Мы снова рассмеялись. Эти минуты были одними из самых счастливых в моей жизни.
Мать рассказала, что дядя Сеня очень обрадовался новости о моем дипломе. Если мне понадобится помощь в поисках подходящей работы в Одессе, он с радостью предложит ее, однако намекнул, что были и другие возможности. По мнению матери, дядя имел в виду, что мне будет гораздо лучше за границей. Я задумался: может, он по-прежнему хочет, чтобы я направился в Англию? Эта мысль взволновала меня. С тех пор как я стал таким светским человеком, я мог поехать куда угодно. Паспорт оставался одним из моих самых ценных сокровищ. Он был открытым, такой труднее всего получить, особенно во время войны. Я мог покинуть Россию в любое время и посетить все дружественные страны. Я имел возможность побывать в Англии, Америке, Франции. Если заключат мир, я смогу отправиться даже в Берлин, стоит только захотеть. В семнадцать лет я стал весьма значительной персоной. У меня было уже почти все, о чем я когда-то мечтал, за исключением средств на разработку моих изобретений. Я отвез Эсме в отель и, возвращаясь, продолжал размышлять.

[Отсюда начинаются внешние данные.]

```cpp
extern "C" int frhip_conv_fwd(int dtype, const void* x, const void* w, void* y, float* stats_partial,
                              int n, int h, int wd, int c, int k, int r, int s, int stride, int pad,
                              hipStream_t stream) {
    if (const int rc = by_dtype(dtype, "frhip_conv_fwd", [](auto) { return FRHIP_OK; })) return rc;
    NtGeom g;
    const int ho = (h + 2 * pad - r) / stride + 1, wo = (wd + 2 * pad - s) / stride + 1;
    int rc = fill_geom(g, dtype, n, h, wd, c, ho, wo, k, r, s, stride, pad, 0, "frhip_conv_fwd");
    if (rc) return rc;
    if (halo_applicable(dtype, h, wd, c, k, r, s, stride, pad))
        return halo_run(dtype, x, w, y, nullptr, stats_partial, NO_BNRED, n, h, wd, c, k, +1, stream);
    return nt_dispatch(dtype, g, x, w, y, nullptr, stats_partial, NO_BNRED, 1, false, stream);
}

extern "C" int frhip_conv_fwd_affine(int dtype, const void* x, const void* w, void* y, const float* scale, const float* shift, int relu,
                                     const void* residual, int n, int h, int wd, int c, int k, int r, int s, int stride, int pad,
                                     hipStream_t stream) {
    if (const int rc = by_dtype(dtype, "frhip_conv_fwd_affine", [](auto) { return FRHIP_OK; })) return rc;
    if (!scale || !shift) { set_error("frhip_conv_fwd_affine: scale and shift are required"); return FRHIP_EINVAL; }
    NtGeom g;
    const int ho = (h + 2 * pad - r) / stride + 1, wo = (wd + 2 * pad - s) / stride + 1;
    int rc = fill_geom(g, dtype, n, h, wd, c, ho, wo, k, r, s, stride, pad, 0, "frhip_conv_fwd_affine");
    if (rc) return rc;
    if (halo_applicable(dtype, h, wd, c, k, r, s, stride, pad) && halo_lean_applies(dtype, n, h, wd, c, k, +1)) {
        EpiBnRed br = NO_BNRED;
        br.aff_scale = scale; br.aff_shift = shift; br.aff_relu = relu;
        return halo_run(dtype, x, w, y, residual, nullptr, br, n, h, wd, c, k, +1, stream);
    }
    rc = frhip_conv_fwd(dtype, x, w, y, nullptr, n, h, wd, c, k, r, s, stride, pad, stream);
    if (rc) return rc;
    return frhip_bn_apply(dtype, y, scale, shift, residual, nullptr, nullptr, relu, y, n * ho * wo, k, stream);
}

extern "C" int frhip_conv_bnrelu_fusable(int dtype, int h, int wd, int c, int k, int r, int s, int stride, int pad) {
    return halo_xf_applicable(dtype, h, wd, c, k, r, s, stride, pad) ? 1 : 0;
}

extern "C" int frhip_conv_fwd_bnrelu(int dtype, const void* x, const float* in_scale, const float* in_shift, const void* w, void* y,
                                     float* stats_partial, void* act_out, int n, int h, int wd, int c, int k, int r, int s, int stride,
                                     int pad, hipStream_t stream) {
    if (const int rc = by_dtype(dtype, "frhip_conv_fwd_bnrelu", [](auto) { return FRHIP_OK; })) return rc;
    if (!in_scale || !in_shift || !halo_xf_applicable(dtype, h, wd, c, k, r, s, stride, pad)) {
        set_error("frhip_conv_fwd_bnrelu: not fusable for this shape (ask frhip_conv_bnrelu_fusable first)");
        return FRHIP_EINVAL;
    }
    return halo_run(dtype, x, w, y, nullptr, stats_partial, NO_BNRED, n, h, wd, c, k, +1, stream, in_scale, in_shift, act_out);
}

static int dgrad_run(int dtype, const void* dy, const void* wt, void* dx, const void* residual, float* stats,
                     const EpiBnRed& br, int n, int h, int wd, int c, int k, int r, int s, int stride, int pad,
                     hipStream_t stream, const char* who) {
    NtGeom g;
    const int ho = (h + 2 * pad - r) / stride + 1, wo = (wd + 2 * pad - s) / stride + 1;
    int rc = fill_geom(g, dtype, n, ho, wo, k, h, wd, c, r, s, stride, pad, 1, who);
    if (rc) return rc;
    if (halo_applicable(dtype, h, wd, k, c, r, s, stride, pad))
        return halo_run(dtype, dy, wt, dx, residual, stats, br, n, h, wd, k, c, -1, stream);
    if (dgrad_by_parity(g)) {
        float* st = stats;
        for (int cls = 0; cls < 4; ++cls) {
            NtGeom gc; EpiBnRed bc = br;
            if (parity_class(g, dtype, cls >> 1, cls & 1, gc, bc.map) == 0) continue;
            rc = nt_dispatch(dtype, gc, dy, wt, dx, residual, st, bc, 1, false, stream);
            if (rc) return rc;
            if (st) st += (size_t)((gc.M + nt_block_rows(dtype, gc) - 1) / nt_block_rows(dtype, gc)) * 2 * gc.Nout;
        }
        return FRHIP_OK;
    }
    return nt_dispatch(dtype, g, dy, wt, dx, residual, stats, br, 1, false, stream);
}

extern "C" int frhip_conv_dgrad(int dtype, const void* dy, const void* wt, void* dx, const void* residual,
                                int n, int h, int wd, int c, int k, int r, int s, int stride, int pad,
                                hipStream_t stream) {
    if (const int rc = by_dtype(dtype, "frhip_conv_dgrad", [](auto) { return FRHIP_OK; })) return rc;
    return dgrad_run(dtype, dy, wt, dx, residual, nullptr, NO_BNRED, n, h, wd, c, k, r, s, stride, pad, stream, "frhip_conv_dgrad");
}

extern "C" int frhip_dgrad_stat_rows(int dtype, int n, int h, int wd, int c, int k, int r, int s, int stride, int pad) {
    const int m = n * h * wd;
    if (halo_applicable(dtype, h, wd, k, c, r, s, stride, pad)) return halo_stat_rows(dtype, m, wd, k, c, -1);
    NtGeom g; g.M = m; g.Nout = c;
    g.mode = 1; g.stride = stride; g.R = r; g.S = s; g.pad = pad; g.Ho = h; g.Wo = wd; g.C = k;
    if (dgrad_by_parity(g)) {
        int rows = 0;
        for (int cls = 0; cls < 4; ++cls) {
            NtGeom gc; OutMap map;
            const int mc = parity_class(g, dtype, cls >> 1, cls & 1, gc, map);
            rows += (mc + nt_block_rows(dtype, gc) - 1) / nt_block_rows(dtype, gc);
        }
        return rows;
    }
    const int bm = nt_block_rows(dtype, g);
    return (m + bm - 1) / bm;
}

extern "C" int frhip_conv_dgrad_fused(int dtype, const void* dy, const void* wt, void* dx, const void* residual,
                                      int residual_stride, const void* y_bn, const float* mean, const float* invstd,
                                      const float* mask_scale, const float* mask_shift, float* stats_partial, int n, int h,
                                      int wd, int c, int k, int r, int s, int stride, int pad, hipStream_t stream) {
    if (const int rc = by_dtype(dtype, "frhip_conv_dgrad_fused", [](auto) { return FRHIP_OK; })) return rc;
    if (residual_stride != 1 && residual_stride != 2) { set_error("frhip_conv_dgrad_fused: residual_stride must be 1 or 2"); return FRHIP_EINVAL; }
    if (y_bn && (!mean || !invstd || !stats_partial || (mask_scale && !mask_shift))) {
        set_error("frhip_conv_dgrad_fused: y_bn needs mean, invstd and stats_partial");
        return FRHIP_EINVAL;
    }
    EpiBnRed br = {y_bn, mean, invstd, mask_scale, mask_shift, 0, 0, {0, 0, 0, 0, 0, 0}, nullptr, nullptr, 0};
    if (residual && residual_stride == 2) { br.res_h = h; br.res_w = wd; }
    return dgrad_run(dtype, dy, wt, dx, residual, y_bn ? stats_partial : nullptr, br, n, h, wd, c, k, r, s, stride, pad, stream,
                     "frhip_conv_dgrad_fused");
}

extern "C" int frhip_conv_dgrad_fused_rs(int dtype, const void* dy, const void* wt, void* dx, const void* residual,
                                         int residual_stride, const void* y_bn, const float* mean, const float* invstd,
                                         const float* mask_scale, const float* mask_shift, const float* rowscale, int rows_per,
                                         float keep_scale, float* stats_partial, int n, int h, int wd, int c, int k, int r, int s,
                                         int stride, int pad, hipStream_t stream) {
    if (const int rc = by_dtype(dtype, "frhip_conv_dgrad_fused_rs", [](auto) { return FRHIP_OK; })) return rc;
    if (residual_stride != 1 && residual_stride != 2) { set_error("frhip_conv_dgrad_fused_rs: residual_stride must be 1 or 2"); return FRHIP_EINVAL; }
    if (!y_bn || !mean || !invstd || !stats_partial || (mask_scale && !mask_shift) || !rowscale || rows_per <= 0 ||
        (long long)n * h * wd % rows_per != 0) {
        set_error("frhip_conv_dgrad_fused_rs: y_bn, mean, invstd, stats_partial, rowscale and a rows_per that divides the rows are required");
        return FRHIP_EINVAL;
    }
    EpiBnRed br = {y_bn, mean, invstd, mask_scale, mask_shift, 0, 0, {0, 0, 0, 0, 0, 0}, nullptr, nullptr, 0};
    br.rowkeep = rowscale; br.rows_per = rows_per; br.keep_scale = keep_scale;
    if (residual && residual_stride == 2) { br.res_h = h; br.res_w = wd; }
    return dgrad_run(dtype, dy, wt, dx, residual, stats_partial, br, n, h, wd, c, k, r, s, stride, pad, stream, "frhip_conv_dgrad_fused_rs");
}

extern "C" int frhip_conv_dgrad_bnred(int dtype, const void* dy, const void* wt, void* dx, const void* residual,
                                      const void* y_bn, const float* mean, const float* invstd, const float* mask_scale,
                                      const float* mask_shift, float* stats_partial, int n, int h, int wd, int c, int k,
                                      int r, int s, int stride, int pad, hipStream_t stream) {
    if (const int rc = by_dtype(dtype, "frhip_conv_dgrad_bnred", [](auto) { return FRHIP_OK; })) return rc;
    if (!y_bn || !mean || !invstd || !stats_partial || (mask_scale && !mask_shift)) {
        set_error("frhip_conv_dgrad_bnred: y_bn, mean, invstd and stats_partial are required");
        return FRHIP_EINVAL;
    }
    return frhip_conv_dgrad_fused(dtype, dy, wt, dx, residual, 1, y_bn, mean, invstd, mask_scale, mask_shift, stats_partial,
                                  n, h, wd, c, k, r, s, stride, pad, stream);
}

extern "C" int frhip_linear_fwd(int dtype, const void* a, const void* w, const float* bias, void* out, void* act_out,
                                float* stats_partial, int m, int n, int k, hipStream_t stream) {
    if (const int rc = by_dtype(dtype, "frhip_linear_fwd", [](auto) { return FRHIP_OK; })) return rc;
    NtGeom g;
    int rc = fill_geom(g, dtype, m, 1, 1, k, 1, 1, n, 1, 1, 1, 0, 0, "frhip_linear_fwd");
    if (rc) return rc;
    EpiBnRed br = NO_BNRED;
    br.bias = bias; br.act = act_out;
    return nt_dispatch(dtype, g, a, w, out, nullptr, stats_partial, br, 1, false, stream);
}

extern "C" int frhip_linear_dgrad_gelu(int dtype, const void* dy, const void* wt, const void* pre, void* dx,
                                       float* stats_partial, int m, int n, int k, hipStream_t stream) {
    if (const int rc = by_dtype(dtype, "frhip_linear_dgrad_gelu", [](auto) { return FRHIP_OK; })) return rc;
    if (!pre) { set_error("frhip_linear_dgrad_gelu: the saved pre-activation is required"); return FRHIP_EINVAL; }
    NtGeom g;
    int rc = fill_geom(g, dtype, m, 1, 1, k, 1, 1, n, 1, 1, 1, 0, 0, "frhip_linear_dgrad_gelu");
    if (rc) return rc;
    EpiBnRed br = NO_BNRED;
    br.y = pre; br.gelu_bwd = 1;
    return nt_dispatch(dtype, g, dy, wt, dx, nullptr, stats_partial, br, 1, false, stream);
}

namespace frhip {
__global__ __launch_bounds__(256) void nt_slab_reduce_kernel(const float* __restrict__ slabs, int splits, size_t elems,
                                                             const float* __restrict__ bias, int n, float* __restrict__ out) {
    const size_t i = ((size_t)blockIdx.x * 256 + threadIdx.x) * 4;
    if (i >= elems) return;
    f32x4_t acc = *reinterpret_cast<const f32x4_t*>(slabs + i);
    for (int s = 1; s < splits; ++s) acc += *reinterpret_cast<const f32x4_t*>(slabs + (size_t)s * elems + i);
    if (bias) acc += *reinterpret_cast<const f32x4_t*>(bias + (i % (size_t)n));
    *reinterpret_cast<f32x4_t*>(out + i) = acc;
}
}

extern "C" int frhip_gemm_nt_splitk(int dtype, const void* a, const void* b, const float* bias, float* out, int m, int n,
                                    int k, int splits, float* slabs, size_t slab_bytes, hipStream_t stream) {
    return by_dtype(dtype, "frhip_gemm_nt_splitk", [&](auto t) {
        NtGeom g;
        int rc = fill_geom(g, dtype, m, 1, 1, k, 1, 1, n, 1, 1, 1, 0, 0, "frhip_gemm_nt_splitk");
        if (rc) return rc;
        if (n % 4) { set_error("frhip_gemm_nt_splitk: n must be a multiple of 4"); return FRHIP_EINVAL; }
        if (splits < 1) splits = 1;
        if (splits > g.ksteps) splits = g.ksteps;
        g.ksteps_per_split = (g.ksteps + splits - 1) / splits;
        splits = (g.ksteps + g.ksteps_per_split - 1) / g.ksteps_per_split;
        const size_t elems = (size_t)m * n;
        if (!slabs || slab_bytes < elems * 4 * (size_t)splits) { set_error("frhip_gemm_nt_splitk: workspace too small (%zu bytes needed)", elems * 4 * (size_t)splits); return FRHIP_EINVAL; }
        rc = nt_launch_cfg<decltype(t), 2, 2, 4, EPI_SLAB>(g, a, b, slabs, nullptr, nullptr, NO_BNRED, splits, stream);
        if (rc) return rc;
        hipLaunchKernelGGL(nt_slab_reduce_kernel, dim3((unsigned)((elems / 4 + 255) / 256)), dim3(256), 0, stream, slabs, splits, elems, bias, n, out);
        return check_launch("frhip_gemm_nt_splitk/reduce");
    });
}

extern "C" int frhip_gemm_nt(int dtype, const void* a, const void* b, void* out, int m, int n, int k,
                             int splits, int atomic_f32, hipStream_t stream) {
    if (const int rc = by_dtype(dtype, "frhip_gemm_nt", [](auto) { return FRHIP_OK; })) return rc;
    NtGeom g;
    int rc = fill_geom(g, dtype, m, 1, 1, k, 1, 1, n, 1, 1, 1, 0, 0, "frhip_gemm_nt");
    if (rc) return rc;
    if (!atomic_f32 || splits < 1) splits = 1;
    if (splits > g.ksteps) splits = g.ksteps;
    g.ksteps_per_split = (g.ksteps + splits - 1) / splits;
    splits = (g.ksteps + g.ksteps_per_split - 1) / g.ksteps_per_split;
    return nt_dispatch(dtype, g, a, b, out, nullptr, nullptr, NO_BNRED, splits, atomic_f32 != 0, stream);
}
```

### include/frhip.h

```cpp
#ifndef FRHIP_H
#define FRHIP_H
#include <stddef.h>
#include <stdint.h>

#ifdef __cplusplus
extern "C" {
#endif

#ifndef FRHIP_STREAM_T
#define FRHIP_STREAM_T
#ifdef __HIP_PLATFORM_AMD__
#include <hip/hip_runtime_api.h>
typedef hipStream_t frhip_stream_t;
#else
typedef void* frhip_stream_t;
#endif
#endif

#define FRHIP_OK 0
#define FRHIP_EINVAL (-1)
#define FRHIP_ELAUNCH (-2)
#define FRHIP_DT_BF16 0
#define FRHIP_DT_F32 1

const char* frhip_last_error(void);
int frhip_abi_version(void);
int frhip_spin(long long ticks, frhip_stream_t stream);
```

За последний месяц я пару раз писал профессору Мазневу. Вероятно, письма не дошли до Петрограда или мой наставник покинул институт. Еще несколько писем я передал через друзей, которые считали, что могут спокойно вернуться в столицу. Все равно требовалось некоторое время, прежде чем придет какой-то ответ. На телеграммы больше не следовало надеяться. Я несколько раз пытался связаться с представителями киевского технического училища, но они были слишком заняты политикой и не проявили интереса к моему делу. Один седобородый мужчина в пенсне, всем своим обликом напоминавший типичного сторонника старого режима, сказал, что у меня российская профессиональная квалификация. Если я хочу получить диплом в Киеве, то мне следует сдать экзамены еще раз, на украинском. Я с отвращением отказался. Тем временем мне сопутствовал успех. Крестьяне, рабочие, дезертиры, беженцы, деловые люди прибывали в Киев, и им требовались услуги механиков. Так что приток людей приносил мне одновременно и выгоду, и неудобства. Я понимал, что наука и техника должны были стать спасением России. Путилов, мечтательный промышленник, разделял мое мнение.